Locate the line that contains "(lane != 0) return;" in the entries below, then repeat it and every following line through the line that contains "int(k % S);", exactly, and no others.

Stored data entries:
=======
 template <class T, int ILV, int RPT>
-__global__ void __launch_bounds__(kWinThreads) k_spmm_win(int64_t rowBegin, int64_t rowEnd, int64_t tile0, DictArgs<T> D,
-                                                          const WinTile* __restrict__ tiles, XSource<T> X, ColTable<T> Y, int nvec,
-                                                          Epilogue<T> ep) {
+__global__ void __launch_bounds__(kWinThreads, 2) k_spmm_win(int64_t rowBegin, int64_t rowEnd, int64_t tile0, int64_t items, WinRing ring,
+                                                          DictArgs<T> D, const WinTile* __restrict__ tiles, const uint8_t* __restrict__ slots,
+                                                          const PatEntry<T>* __restrict__ lists, XSource<T> X, ColTable<T> Y, int nvec, Epilogue<T> ep) {
   extern __shared__ __align__(128) unsigned char smemRaw[];
-  uint64_t* bar = reinterpret_cast<uint64_t*>(smemRaw);
-  WinTile* Ws = reinterpret_cast<WinTile*>(smemRaw + 64);
-  PatEntry<T>* slots = reinterpret_cast<PatEntry<T>*>(smemRaw + 128);
-  constexpr int kWarps = kWinThreads / 32;
-  T* buf = reinterpret_cast<T*>(smemRaw + 128 + sizeof(PatEntry<T>) * kWarps * RPT * kWinSlot);
-  constexpr int R = kWinThreads * RPT;
-  const int64_t tile = tile0 + blockIdx.x;
+  constexpr int R = kWinConsumers * RPT;
+  const int S = ring.S;
+  uint64_t* full = reinterpret_cast<uint64_t*>(smemRaw);
+  uint64_t* empty = full + kWinMaxStages;
+  T* ybuf = reinterpret_cast<T*>(smemRaw + 128);
+  unsigned char* stage0 = smemRaw + ring.ringOff;
+  int64_t first, count;
+  winItemRange(items, gridDim.x, blockIdx.x, &first, &count);
   if (threadIdx.x == 0) {
-    const int4* src = reinterpret_cast<const int4*>(tiles + tile);
-    int4* dst = reinterpret_cast<int4*>(Ws);
-#pragma unroll
-    for (int i = 0; i < 4; ++i) dst[i] = __ldg(src + i);
-    mbarInit(bar, 1);
+    for (int s = 0; s < S; ++s) {
+      mbarInit(full + s, 1);
+      mbarInit(empty + s, kWinConsumerWarps);
+    }
     mbarFenceInit();
-    if (Ws->valid) winIssue<T>(*Ws, X.x.p[0], buf, bar);
-  }
+  }
+  __syncthreads();
   const int warp = threadIdx.x >> 5, lane = threadIdx.x & 31;
+
+  if (warp == kWinConsumerWarps) {
+    if (lane != 0) return;
+    constexpr int kDesc = int(sizeof(WinTile) / 16);
+    int4 next[kDesc];
+#pragma unroll
+    for (int i = 0; i < kDesc; ++i) next[i] = __ldg(reinterpret_cast<const int4*>(tiles + tile0 + first / nvec) + i);
+    for (int64_t k = 0; k < count; ++k) {
+      const int s = int(k % S);
+      if (k >= S) mbarWait(empty + s, winEmptyParity(k, S));
+      const int64_t item = first + k, tile = tile0 + item / nvec;
+      const int j = int(item % nvec);
+      unsigned char* st = stage0 + size_t(s) * ring.stageBytes;
+      WinTile* Ws = reinterpret_cast<WinTile*>(st);
+#pragma unroll
+      for (int i = 0; i < kDesc; ++i) reinterpret_cast<int4*>(Ws)[i] = next[i];
+      if (k + 1 < count) {
+        const int4* src = reinterpret_cast<const int4*>(tiles + tile0 + (item + 1) / nvec);
+#pragma unroll
+        for (int i = 0; i < kDesc; ++i) next[i] = __ldg(src + i);
+      }
+      const T* xcol = X.x.p[j];
+      if (reinterpret_cast<uintptr_t>(xcol) & 15) Ws->valid = 0;
+      if (!Ws->valid) {
+        mbarArrive(full + s);
+        continue;
+      }
+      const int nPat = Ws->nPat;
+      uint32_t bytes = uint32_t(Ws->entBase[nPat]) * uint32_t(sizeof(PatEntry<T>)) + uint32_t(R);
+#pragma unroll
+      for (int sgi = 0; sgi < 3; ++sgi) bytes += uint32_t(Ws->segLen[sgi]) * uint32_t(sizeof(T));
+      mbarExpectTx(full + s, bytes);
+      T* xs = reinterpret_cast<T*>(st + ring.xOff);
+      int off = 0;
+#pragma unroll
+      for (int sgi = 0; sgi < 3; ++sgi) {
+        if (Ws->segLen[sgi] > 0) bulkLoad(xs + off, xcol + Ws->segLo[sgi], uint32_t(Ws->segLen[sgi]) * uint32_t(sizeof(T)), full + s);
+        off += Ws->segLen[sgi];
+      }
+      if (Ws->entBase[nPat] > 0)
+        bulkLoad(st + ring.entOff, lists + Ws->listOff, uint32_t(Ws->entBase[nPat]) * uint32_t(sizeof(PatEntry<T>)), full + s);
+      bulkLoad(st + ring.slotOff, slots + tile * R, uint32_t(R), full + s);
+    }
+    return;
+  }
+
   const int tOff = ILV == 3 ? (warp / 3) * 96 + 3 * lane + (warp % 3) : int(threadIdx.x);
-  int64_t row[RPT];
-  int32_t o[RPT], len[RPT];
-  bool uni[RPT];
-#pragma unroll
-  for (int i = 0; i < RPT; ++i) {
-    row[i] = tile * R + i * kWinThreads + tOff;
-    int32_t p = -1;
-    if (row[i] >= rowBegin && row[i] < rowEnd) p = D.rowPat[row[i]];
-    o[i] = len[i] = 0;
-    if (p >= 0) { o[i] = __ldg(D.patOff + p); len[i] = __ldg(D.patOff + p + 1) - o[i]; }
-    const int32_t pmax = __reduce_max_sync(0xffffffffu, p);
-    uni[i] = __all_sync(0xffffffffu, p < 0 || p == pmax) && pmax >= 0;
-    const int32_t oU = __shfl_sync(0xffffffffu, o[i], __ffs(__ballot_sync(0xffffffffu, p == pmax)) - 1);
-    const int32_t lenU = __shfl_sync(0xffffffffu, len[i], __ffs(__ballot_sync(0xffffffffu, p == pmax)) - 1);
=======
▶ RESULT FOR THIS EXERCISE:
+    if (lane != 0) return;
+    constexpr int kDesc = int(sizeof(WinTile) / 16);
+    int4 next[kDesc];
+#pragma unroll
+    for (int i = 0; i < kDesc; ++i) next[i] = __ldg(reinterpret_cast<const int4*>(tiles + tile0 + first / nvec) + i);
+    for (int64_t k = 0; k < count; ++k) {
+      const int s = int(k % S);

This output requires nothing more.